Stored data
----

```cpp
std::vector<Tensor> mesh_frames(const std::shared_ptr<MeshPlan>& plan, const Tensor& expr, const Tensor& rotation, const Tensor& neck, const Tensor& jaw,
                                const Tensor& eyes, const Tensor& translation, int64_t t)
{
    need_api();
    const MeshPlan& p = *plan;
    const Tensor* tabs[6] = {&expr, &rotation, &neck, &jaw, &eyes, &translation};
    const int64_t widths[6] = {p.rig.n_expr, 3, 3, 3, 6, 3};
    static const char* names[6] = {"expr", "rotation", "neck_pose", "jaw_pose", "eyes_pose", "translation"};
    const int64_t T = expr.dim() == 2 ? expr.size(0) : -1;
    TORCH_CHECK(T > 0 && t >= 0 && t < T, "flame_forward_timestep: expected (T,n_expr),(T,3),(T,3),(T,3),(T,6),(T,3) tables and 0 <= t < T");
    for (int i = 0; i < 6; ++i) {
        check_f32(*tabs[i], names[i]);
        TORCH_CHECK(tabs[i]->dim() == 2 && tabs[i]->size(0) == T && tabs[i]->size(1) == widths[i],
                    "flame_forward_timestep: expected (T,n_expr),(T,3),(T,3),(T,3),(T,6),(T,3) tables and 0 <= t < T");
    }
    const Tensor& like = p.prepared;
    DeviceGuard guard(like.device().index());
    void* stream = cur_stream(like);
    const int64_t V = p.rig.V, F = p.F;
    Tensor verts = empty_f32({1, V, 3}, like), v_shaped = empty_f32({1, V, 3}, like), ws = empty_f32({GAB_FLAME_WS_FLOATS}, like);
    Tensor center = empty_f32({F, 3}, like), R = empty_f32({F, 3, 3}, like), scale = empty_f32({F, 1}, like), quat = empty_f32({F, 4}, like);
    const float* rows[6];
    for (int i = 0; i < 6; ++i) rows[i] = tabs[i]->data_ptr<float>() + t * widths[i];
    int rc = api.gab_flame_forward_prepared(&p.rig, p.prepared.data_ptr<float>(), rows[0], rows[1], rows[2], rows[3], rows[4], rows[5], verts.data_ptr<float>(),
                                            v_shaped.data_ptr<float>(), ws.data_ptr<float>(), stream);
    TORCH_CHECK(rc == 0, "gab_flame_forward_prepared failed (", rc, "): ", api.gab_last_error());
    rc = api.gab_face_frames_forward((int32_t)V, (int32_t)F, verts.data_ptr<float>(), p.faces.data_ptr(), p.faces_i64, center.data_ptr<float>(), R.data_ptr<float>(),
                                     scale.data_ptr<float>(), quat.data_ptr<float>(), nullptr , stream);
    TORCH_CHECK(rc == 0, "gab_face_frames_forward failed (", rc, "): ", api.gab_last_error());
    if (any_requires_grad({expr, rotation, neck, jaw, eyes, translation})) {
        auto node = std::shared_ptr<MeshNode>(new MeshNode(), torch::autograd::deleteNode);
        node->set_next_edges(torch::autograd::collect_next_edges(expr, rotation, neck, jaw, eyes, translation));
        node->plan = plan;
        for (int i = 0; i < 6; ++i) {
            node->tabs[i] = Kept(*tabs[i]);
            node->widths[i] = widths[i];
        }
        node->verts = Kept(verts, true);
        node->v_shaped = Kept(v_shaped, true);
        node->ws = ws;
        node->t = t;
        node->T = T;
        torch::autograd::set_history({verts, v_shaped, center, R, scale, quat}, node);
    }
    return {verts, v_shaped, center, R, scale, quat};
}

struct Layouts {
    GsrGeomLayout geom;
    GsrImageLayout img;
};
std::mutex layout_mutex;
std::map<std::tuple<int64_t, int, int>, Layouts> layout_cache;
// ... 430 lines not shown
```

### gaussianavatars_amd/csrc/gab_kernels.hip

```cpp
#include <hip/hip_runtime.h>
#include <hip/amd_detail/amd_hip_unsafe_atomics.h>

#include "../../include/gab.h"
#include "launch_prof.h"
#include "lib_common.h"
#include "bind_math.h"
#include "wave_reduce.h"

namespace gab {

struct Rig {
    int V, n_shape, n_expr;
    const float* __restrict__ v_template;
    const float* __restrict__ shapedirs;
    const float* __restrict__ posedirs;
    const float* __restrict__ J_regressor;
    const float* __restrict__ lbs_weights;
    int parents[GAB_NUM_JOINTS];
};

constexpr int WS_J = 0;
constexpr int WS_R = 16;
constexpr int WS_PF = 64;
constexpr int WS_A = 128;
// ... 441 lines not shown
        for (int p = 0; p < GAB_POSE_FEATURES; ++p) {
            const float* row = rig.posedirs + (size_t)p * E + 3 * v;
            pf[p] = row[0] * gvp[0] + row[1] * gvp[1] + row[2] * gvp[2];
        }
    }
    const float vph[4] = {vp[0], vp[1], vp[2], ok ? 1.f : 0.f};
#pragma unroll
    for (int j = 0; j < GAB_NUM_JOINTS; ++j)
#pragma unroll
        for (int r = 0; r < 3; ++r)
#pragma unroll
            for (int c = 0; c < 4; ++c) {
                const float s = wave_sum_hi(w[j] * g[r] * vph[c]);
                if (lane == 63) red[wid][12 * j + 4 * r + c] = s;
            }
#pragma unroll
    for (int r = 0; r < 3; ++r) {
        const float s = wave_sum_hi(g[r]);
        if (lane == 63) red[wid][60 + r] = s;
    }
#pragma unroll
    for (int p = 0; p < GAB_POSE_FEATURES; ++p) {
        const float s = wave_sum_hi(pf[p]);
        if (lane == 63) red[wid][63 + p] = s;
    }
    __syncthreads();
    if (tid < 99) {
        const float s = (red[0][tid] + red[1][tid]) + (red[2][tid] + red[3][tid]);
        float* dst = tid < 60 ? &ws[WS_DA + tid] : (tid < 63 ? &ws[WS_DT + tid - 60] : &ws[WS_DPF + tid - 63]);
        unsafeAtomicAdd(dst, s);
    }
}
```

----

Instructions for the task:
Reproduce the data in its entirety. Keep every character unchanged.

Answer space:
```cpp
std::vector<Tensor> mesh_frames(const std::shared_ptr<MeshPlan>& plan, const Tensor& expr, const Tensor& rotation, const Tensor& neck, const Tensor& jaw,
                                const Tensor& eyes, const Tensor& translation, int64_t t)
{
    need_api();
    const MeshPlan& p = *plan;
    const Tensor* tabs[6] = {&expr, &rotation, &neck, &jaw, &eyes, &translation};
    const int64_t widths[6] = {p.rig.n_expr, 3, 3, 3, 6, 3};
    static const char* names[6] = {"expr", "rotation", "neck_pose", "jaw_pose", "eyes_pose", "translation"};
    const int64_t T = expr.dim() == 2 ? expr.size(0) : -1;
    TORCH_CHECK(T > 0 && t >= 0 && t < T, "flame_forward_timestep: expected (T,n_expr),(T,3),(T,3),(T,3),(T,6),(T,3) tables and 0 <= t < T");
    for (int i = 0; i < 6; ++i) {
        check_f32(*tabs[i], names[i]);
        TORCH_CHECK(tabs[i]->dim() == 2 && tabs[i]->size(0) == T && tabs[i]->size(1) == widths[i],
                    "flame_forward_timestep: expected (T,n_expr),(T,3),(T,3),(T,3),(T,6),(T,3) tables and 0 <= t < T");
    }
    const Tensor& like = p.prepared;
    DeviceGuard guard(like.device().index());
    void* stream = cur_stream(like);
    const int64_t V = p.rig.V, F = p.F;
    Tensor verts = empty_f32({1, V, 3}, like), v_shaped = empty_f32({1, V, 3}, like), ws = empty_f32({GAB_FLAME_WS_FLOATS}, like);
    Tensor center = empty_f32({F, 3}, like), R = empty_f32({F, 3, 3}, like), scale = empty_f32({F, 1}, like), quat = empty_f32({F, 4}, like);
    const float* rows[6];
    for (int i = 0; i < 6; ++i) rows[i] = tabs[i]->data_ptr<float>() + t * widths[i];
    int rc = api.gab_flame_forward_prepared(&p.rig, p.prepared.data_ptr<float>(), rows[0], rows[1], rows[2], rows[3], rows[4], rows[5], verts.data_ptr<float>(),
                                            v_shaped.data_ptr<float>(), ws.data_ptr<float>(), stream);
    TORCH_CHECK(rc == 0, "gab_flame_forward_prepared failed (", rc, "): ", api.gab_last_error());
    rc = api.gab_face_frames_forward((int32_t)V, (int32_t)F, verts.data_ptr<float>(), p.faces.data_ptr(), p.faces_i64, center.data_ptr<float>(), R.data_ptr<float>(),
                                     scale.data_ptr<float>(), quat.data_ptr<float>(), nullptr , stream);
    TORCH_CHECK(rc == 0, "gab_face_frames_forward failed (", rc, "): ", api.gab_last_error());
    if (any_requires_grad({expr, rotation, neck, jaw, eyes, translation})) {
        auto node = std::shared_ptr<MeshNode>(new MeshNode(), torch::autograd::deleteNode);
        node->set_next_edges(torch::autograd::collect_next_edges(expr, rotation, neck, jaw, eyes, translation));
        node->plan = plan;
        for (int i = 0; i < 6; ++i) {
            node->tabs[i] = Kept(*tabs[i]);
            node->widths[i] = widths[i];
        }
        node->verts = Kept(verts, true);
        node->v_shaped = Kept(v_shaped, true);
        node->ws = ws;
        node->t = t;
        node->T = T;
        torch::autograd::set_history({verts, v_shaped, center, R, scale, quat}, node);
    }
    return {verts, v_shaped, center, R, scale, quat};
}

struct Layouts {
    GsrGeomLayout geom;
    GsrImageLayout img;
};
std::mutex layout_mutex;
std::map<std::tuple<int64_t, int, int>, Layouts> layout_cache;
// ... 430 lines not shown
```

### gaussianavatars_amd/csrc/gab_kernels.hip

```cpp
#include <hip/hip_runtime.h>
#include <hip/amd_detail/amd_hip_unsafe_atomics.h>

#include "../../include/gab.h"
#include "launch_prof.h"
#include "lib_common.h"
#include "bind_math.h"
#include "wave_reduce.h"

namespace gab {

struct Rig {
    int V, n_shape, n_expr;
    const float* __restrict__ v_template;
    const float* __restrict__ shapedirs;
    const float* __restrict__ posedirs;
    const float* __restrict__ J_regressor;
    const float* __restrict__ lbs_weights;
    int parents[GAB_NUM_JOINTS];
};

constexpr int WS_J = 0;
constexpr int WS_R = 16;
constexpr int WS_PF = 64;
constexpr int WS_A = 128;
// ... 441 lines not shown
        for (int p = 0; p < GAB_POSE_FEATURES; ++p) {
            const float* row = rig.posedirs + (size_t)p * E + 3 * v;
            pf[p] = row[0] * gvp[0] + row[1] * gvp[1] + row[2] * gvp[2];
        }
    }
    const float vph[4] = {vp[0], vp[1], vp[2], ok ? 1.f : 0.f};
#pragma unroll
    for (int j = 0; j < GAB_NUM_JOINTS; ++j)
#pragma unroll
        for (int r = 0; r < 3; ++r)
#pragma unroll
            for (int c = 0; c < 4; ++c) {
                const float s = wave_sum_hi(w[j] * g[r] * vph[c]);
                if (lane == 63) red[wid][12 * j + 4 * r + c] = s;
            }
#pragma unroll
    for (int r = 0; r < 3; ++r) {
        const float s = wave_sum_hi(g[r]);
        if (lane == 63) red[wid][60 + r] = s;
    }
#pragma unroll
    for (int p = 0; p < GAB_POSE_FEATURES; ++p) {
        const float s = wave_sum_hi(pf[p]);
        if (lane == 63) red[wid][63 + p] = s;
    }
    __syncthreads();
    if (tid < 99) {
        const float s = (red[0][tid] + red[1][tid]) + (red[2][tid] + red[3][tid]);
        float* dst = tid < 60 ? &ws[WS_DA + tid] : (tid < 63 ? &ws[WS_DT + tid - 60] : &ws[WS_DPF + tid - 63]);
        unsafeAtomicAdd(dst, s);
    }
}
```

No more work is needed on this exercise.